— What you are asked to do —
Find and copy each line of the records where the string "buffer" shows up.

— Provided entries —

====

static __device__ __forceinline__ unsigned long long grx_splitmix(unsigned long long& s) {
  unsigned long long z = (s += 0x9E3779B97F4A7C15ull);
  z = (z ^ (z >> 30)) * 0xBF58476D1CE4E5B9ull; z = (z ^ (z >> 27)) * 0x94D049BB133111EBull;
  return z ^ (z >> 31);
}
static __device__ __forceinline__ bool grx_her_draw(const int* __restrict__ start, const int* __restrict__ prev_start, const int* __restrict__ term_t, int N, int t_now, int T,
                                                    int k_future, unsigned long long seed, unsigned long long call, long long b, int* t_out, int* w_out, int* tg_out) {
  const int lo_min = t_now - T > 0 ? t_now - T : 0;
#define GRX_HER_LO(W_) ((term_t && term_t[W_] == t_now) ? (prev_start[W_] > lo_min ? prev_start[W_] : lo_min) : (start[W_] > lo_min ? start[W_] : lo_min))
  unsigned long long s = seed * 0xD1342543DE82EF95ull + call * 0x2545F4914F6CDD1Dull + (unsigned long long)b;
  (void)grx_splitmix(s);
  int w = 0, lo = t_now;
  for (int attempt = 0; attempt < 64 && lo >= t_now; attempt++) {
    w = (int)(((grx_splitmix(s) >> 32) * (unsigned long long)N) >> 32);
    lo = GRX_HER_LO(w);
  }
  for (int probe = 0; probe < N && lo >= t_now; probe++) { w = w + 1 < N ? w + 1 : 0; lo = GRX_HER_LO(w); }
#undef GRX_HER_LO
  const unsigned long long r = grx_splitmix(s), r2 = grx_splitmix(s);
  const float u0 = (float)(r >> 40) * (1.0f / 16777216.0f), u1 = (float)((r >> 16) & 0xFFFFFF) * (1.0f / 16777216.0f), u2 = (float)(r2 >> 40) * (1.0f / 16777216.0f);
  int t = lo + (int)(u0 * (float)(t_now - lo));
  if (t > t_now - 1) t = t_now - 1;
  int fut = t + 1 + (int)(u1 * (float)(t_now - t));
  if (fut > t_now) fut = t_now;
  *t_out = t; *w_out = w;
  *tg_out = (u2 >= (float)k_future / ((float)k_future + 1.0f)) ? -1 : fut;
  return lo < t_now;
}
extern "C" __global__ void __launch_bounds__(256)
grx_her_sample_kernel(const int* __restrict__ start, const int* __restrict__ prev_start, const int* __restrict__ term_t, int N, int t_now, int T, int k_future,
                      unsigned long long seed, unsigned long long call, long long B, int* __restrict__ t_idx, int* __restrict__ w_idx, int* __restrict__ t_goal) {
  for (long long b = (long long)blockIdx.x * blockDim.x + threadIdx.x; b < B; b += (long long)gridDim.x * blockDim.x) {
    int t, w, tg;
    (void)grx_her_draw(start, prev_start, term_t, N, t_now, T, k_future, seed, call, b, &t, &w, &tg);
    t_idx[b] = t; w_idx[b] = w; t_goal[b] = tg;
  }
}
extern "C" __global__ void __launch_bounds__(256)
grx_her_sample_valid_kernel(const int* __restrict__ start, const int* __restrict__ prev_start, const int* __restrict__ term_t, int N, int t_now, int T, int k_future,
                            unsigned long long seed, unsigned long long call, long long B, int* __restrict__ t_idx, int* __restrict__ w_idx, int* __restrict__ t_goal,
                            int* __restrict__ valid) {
  for (long long b = (long long)blockIdx.x * blockDim.x + threadIdx.x; b < B; b += (long long)gridDim.x * blockDim.x) {
    int t, w, tg;
    const bool found = grx_her_draw(start, prev_start, term_t, N, t_now, T, k_future, seed, call, b, &t, &w, &tg);
    t_idx[b] = t; w_idx[b] = w; t_goal[b] = tg;
    if (b == 0) *valid = found ? (int)B : 0;
  }
}
extern "C" int grx_her_sample_final(const int* episode_start, const int* prev_start, const int* term_t, int n_worlds, int t_now, int T, int k_future, uint64_t seed,
                                    uint64_t call, int64_t batch, int* t_idx, int* w_idx, int* t_goal, void* stream) {
  if (!episode_start || !t_idx || !w_idx || !t_goal) return fail("grx_her_sample: null argument");
  if ((prev_start == nullptr) != (term_t == nullptr)) return fail("grx_her_sample_final: prev_start and term_t go together");
  if (n_worlds <= 0 || T <= 0 || t_now <= 0 || k_future < 0) return fail("grx_her_sample: n_worlds, T and t_now must be positive, k_future >= 0");
  if (batch <= 0) return 0;
  long long blocks = (batch + 255) / 256;
  if (blocks > 4096) blocks = 4096;
  hipLaunchKernelGGL(grx_her_sample_kernel, dim3((unsigned)blocks), dim3(256), 0, (hipStream_t)stream, episode_start, prev_start, term_t, n_worlds, t_now, T, k_future,
                     (unsigned long long)seed, (unsigned long long)call, (long long)batch, t_idx, w_idx, t_goal);
  HIP_OK(hipGetLastError());
  return 0;
}
extern "C" int grx_her_sample(const int* episode_start, int n_worlds, int t_now, int T, int k_future, uint64_t seed, uint64_t call, int64_t batch,
                              int* t_idx, int* w_idx, int* t_goal, void* stream) {
  return grx_her_sample_final(episode_start, nullptr, nullptr, n_worlds, t_now, T, k_future, seed, call, batch, t_idx, w_idx, t_goal, stream);
}
extern "C" int grx_her_sample_relabel(const grx_her_args* args, const int* episode_start, const int* prev_start, int t_now, int k_future, uint64_t seed, uint64_t call,
                                      int64_t batch, int* scratch, int* valid, void* stream) {
  if (!args || !episode_start || !scratch || !valid) return fail("grx_her_sample_relabel: null argument");
  GrxHerArgs a; memcpy(&a, args, sizeof(a));
  if (!a.rows || !a.acts || !a.out) return fail("grx_her_sample_relabel: null buffer");
  if ((a.term_rows == nullptr) != (a.term_t == nullptr) || (prev_start == nullptr) != (a.term_t == nullptr))
    return fail("grx_her_sample_relabel: term_rows, term_t and prev_start go together");
  if (a.T <= 0 || a.N <= 0 || a.obs_dim <= 0 || a.goal_dim <= 0 || a.goal_dim > 16 || a.act_dim <= 0 || a.W < a.obs_dim + 2 * a.goal_dim)
    return fail("grx_her_sample_relabel: dimensions out of range (goal_dim <= 16, W >= obs_dim + 2 goal_dim)");
  if (a.kind < 0 || a.kind > 3 || (a.kind == 0 && a.goal_dim != 3) || (a.kind == 2 && a.goal_dim != 2) || (a.kind == 3 && a.goal_dim != 7))
    return fail("grx_her_sample_relabel: reward kind does not fit goal_dim");
  if (t_now < 0 || k_future < 0 || batch <= 0 || batch > (1ll << 30)) return fail("grx_her_sample_relabel: t_now, k_future >= 0 and 1 <= batch <= 2^30");
  a.t_idx = scratch; a.w_idx = scratch + batch; a.t_goal = scratch + 2 * batch;
  long long blocks = (batch + 255) / 256;
  if (blocks > 4096) blocks = 4096;
  hipLaunchKernelGGL(grx_her_sample_valid_kernel, dim3((unsigned)blocks), dim3(256), 0, (hipStream_t)stream, episode_start, prev_start, a.term_t, a.N, t_now, a.T, k_future,
                     (unsigned long long)seed, (unsigned long long)call, (long long)batch, scratch, scratch + batch, scratch + 2 * batch, valid);
  HIP_OK(hipGetLastError());
  const long long words = (long long)batch * (2 * a.obs_dim + 3 * a.goal_dim + a.act_dim + 2);
  blocks = (words + 255) / 256;
  if (blocks > 4096) blocks = 4096;
  hipLaunchKernelGGL(grx_her_relabel_valid_kernel, dim3((unsigned)blocks), dim3(256), 0, (hipStream_t)stream, a, (long long)batch, (const int*)valid);
  HIP_OK(hipGetLastError());
  return 0;
}
extern "C" __global__ void __launch_bounds__(256)
grx_her_mark_kernel(const unsigned char* __restrict__ mask, int N, int t, int* __restrict__ start, int* __restrict__ prev_start, int* __restrict__ term_t) {
  const int w = blockIdx.x * blockDim.x + threadIdx.x;
  if (w >= N || !mask[w]) return;
  if (prev_start) { prev_start[w] = start[w]; term_t[w] = t; }
  start[w] = t;
}
extern "C" int grx_her_mark_resets(const unsigned char* reset_mask, int n_worlds, int t, int* episode_start, int* prev_start, int* term_t, void* stream) {
  if (!reset_mask || !episode_start || n_worlds <= 0) return fail("grx_her_mark_resets: null argument");
  if ((prev_start == nullptr) != (term_t == nullptr)) return fail("grx_her_mark_resets: prev_start and term_t go together");
  hipLaunchKernelGGL(grx_her_mark_kernel, dim3((unsigned)((n_worlds + 255) / 256)), dim3(256), 0, (hipStream_t)stream, reset_mask, n_worlds, t, episode_start, prev_start, term_t);
  HIP_OK(hipGetLastError());
  return 0;
}

__device__ __forceinline__ void grx_maze_reset_row(const grx_maze_reset_args& a, int k, int l, float* desired) {
  const int w = a.idx[k];
  const float sx = a.stage[4 * k], sy = a.stage[4 * k + 1], gx = a.stage[4 * k + 2], gy = a.stage[4 * k + 3];
  const int nobs_q = a.nq - a.obs_skip;
  float* row = a.packed ? a.packed + (size_t)w * (a.obs_dim + 6) : nullptr;
  for (int i = l; i < a.nq; i += 64) a.qpos[(size_t)w * a.nq + i] = i == 0 ? sx : (i == 1 ? sy : a.qpos0[i]);
  for (int i = l; i < a.nv; i += 64) { a.qvel[(size_t)w * a.nv + i] = 0.0f; a.qacc_ws[(size_t)w * a.nv + i] = 0.0f; }
  for (int i = l; i < a.obs_dim; i += 64) {
    const int q = i + a.obs_skip;
    const float v = i < nobs_q ? (q == 0 ? sx : (q == 1 ? sy : a.qpos0[q])) : 0.0f;
    a.obs[(size_t)w * a.obs_dim + i] = v;
    if (row) row[i] = v;
  }
  if (l == 0) {
    a.goal[2 * (size_t)w] = gx; a.goal[2 * (size_t)w + 1] = gy;
    a.achieved[2 * (size_t)w] = sx; a.achieved[2 * (size_t)w + 1] = sy;
    const float sg[2] = {sx, sy}, gg[2] = {gx, gy};
    const int succ = grx_goal_distance2(sg, gg) <= a.goal_radius;
    a.success[w] = (unsigned char)succ;
    if (row) {
      row[a.obs_dim] = sx; row[a.obs_dim + 1] = sy; row[a.obs_dim + 2] = gx; row[a.obs_dim + 3] = gy;
      if (!a.keep_outcome) { row[a.obs_dim + 4] = 0.0f; row[a.obs_dim + 5] = succ ? 1.0f : 0.0f; }
    }
    if (!a.keep_outcome) a.reward[w] = 0.0f;
    if (desired) { desired[2 * (size_t)w] = gx; desired[2 * (size_t)w + 1] = gy; }
  }
}
extern "C" __global__ void __launch_bounds__(64)
grx_maze_reset_kernel(grx_maze_reset_args a, int n_reset) {
  if ((int)blockIdx.x < n_reset) grx_maze_reset_row(a, (int)blockIdx.x, threadIdx.x, nullptr);
}
__global__ void __launch_bounds__(64)
grx_maze_reset_list_kernel(grx_maze_reset_args a, const int* __restrict__ count, int max_n, float* desired) {
  const int n = *count < max_n ? *count : max_n;
  for (int k = blockIdx.x; k < n; k += gridDim.x) grx_maze_reset_row(a, k, threadIdx.x, desired);
}
extern "C" int grx_maze_reset_rows(const grx_maze_reset_args* args, int n_reset, void* stream) {
  if (!args) return fail("grx_maze_reset_rows: null argument");
  const grx_maze_reset_args& a = *args;
  if (!a.idx || !a.stage || !a.qpos0 || !a.qpos || !a.qvel || !a.qacc_ws || !a.goal || !a.obs || !a.achieved || !a.reward || !a.success) return fail("grx_maze_reset_rows: null buffer");
  if (a.nq < 2 || a.nv <= 0 || a.obs_skip < 0 || a.obs_skip > 2 || a.obs_dim != a.nq + a.nv - a.obs_skip) return fail("grx_maze_reset_rows: obs_dim must be nq + nv - obs_skip");
  if (n_reset <= 0) return 0;
  hipLaunchKernelGGL(grx_maze_reset_kernel, dim3((unsigned)n_reset), dim3(64), 0, (hipStream_t)stream, a, n_reset);
  HIP_OK(hipGetLastError());
  return 0;
}

extern "C" __global__ void __launch_bounds__(64)
grx_hand_commit_kernel(grx_hand_commit_args a) {
  const int j = blockIdx.x, l = threadIdx.x;
  if (j >= a.k) return;
  const size_t w = (size_t)a.idx[j], s = (size_t)j;
  const int od = a.obs_dim, gd = a.goal_dim, pw = od + 2 * gd + 2;
  for (int i = l; i < a.nq; i += 64) a.qpos[w * a.nq + i] = a.s_qpos[s * a.nq + i];
  for (int i = l; i < a.nv; i += 64) { a.qvel[w * a.nv + i] = a.s_qvel[s * a.nv + i]; a.qacc_ws[w * a.nv + i] = a.s_qacc_ws[s * a.nv + i]; }
  for (int i = l; i < od; i += 64) { const float v = a.s_obs[s * od + i]; a.obs[w * od + i] = v; }
  for (int i = l; i < gd; i += 64) { a.achieved[w * gd + i] = a.s_achieved[s * gd + i]; a.goal[w * gd + i] = a.s_goal[s * gd + i]; }
  if (l < 3) a.palm[w * 3 + l] = a.s_palm[s * 3 + l];
  for (int i = l; i < od + gd; i += 64) a.packed[w * pw + i] = a.s_packed[s * pw + i];
  for (int i = l; i < gd; i += 64) a.packed[w * pw + od + gd + i] = a.s_goal[s * gd + i];
  if (l == 0) a.status[w] |= a.s_status[s] & (int)0xFFFF0000;
}
extern "C" int grx_hand_commit_rows(const grx_hand_commit_args* args, void* stream) {
  if (!args) return fail("grx_hand_commit_rows: null argument");
  const grx_hand_commit_args& a = *args;
  if (!a.idx || !a.s_qpos || !a.s_qvel || !a.s_qacc_ws || !a.s_obs || !a.s_achieved || !a.s_palm || !a.s_goal || !a.s_packed || !a.s_status || !a.qpos || !a.qvel ||
      !a.qacc_ws || !a.obs || !a.achieved || !a.palm || !a.goal || !a.packed || !a.status) return fail("grx_hand_commit_rows: null buffer");
  if (a.nq <= 0 || a.nv <= 0 || a.obs_dim <= 0 || a.goal_dim <= 0) return fail("grx_hand_commit_rows: bad dimensions");
  if (a.k <= 0) return 0;
  hipLaunchKernelGGL(grx_hand_commit_kernel, dim3((unsigned)a.k), dim3(64), 0, (hipStream_t)stream, a);
  HIP_OK(hipGetLastError());
  return 0;
}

====

— Result of this exercise —
  if (!a.rows || !a.acts || !a.out) return fail("grx_her_sample_relabel: null buffer");
  if (!a.idx || !a.stage || !a.qpos0 || !a.qpos || !a.qvel || !a.qacc_ws || !a.goal || !a.obs || !a.achieved || !a.reward || !a.success) return fail("grx_maze_reset_rows: null buffer");
      !a.qacc_ws || !a.obs || !a.achieved || !a.palm || !a.goal || !a.packed || !a.status) return fail("grx_hand_commit_rows: null buffer");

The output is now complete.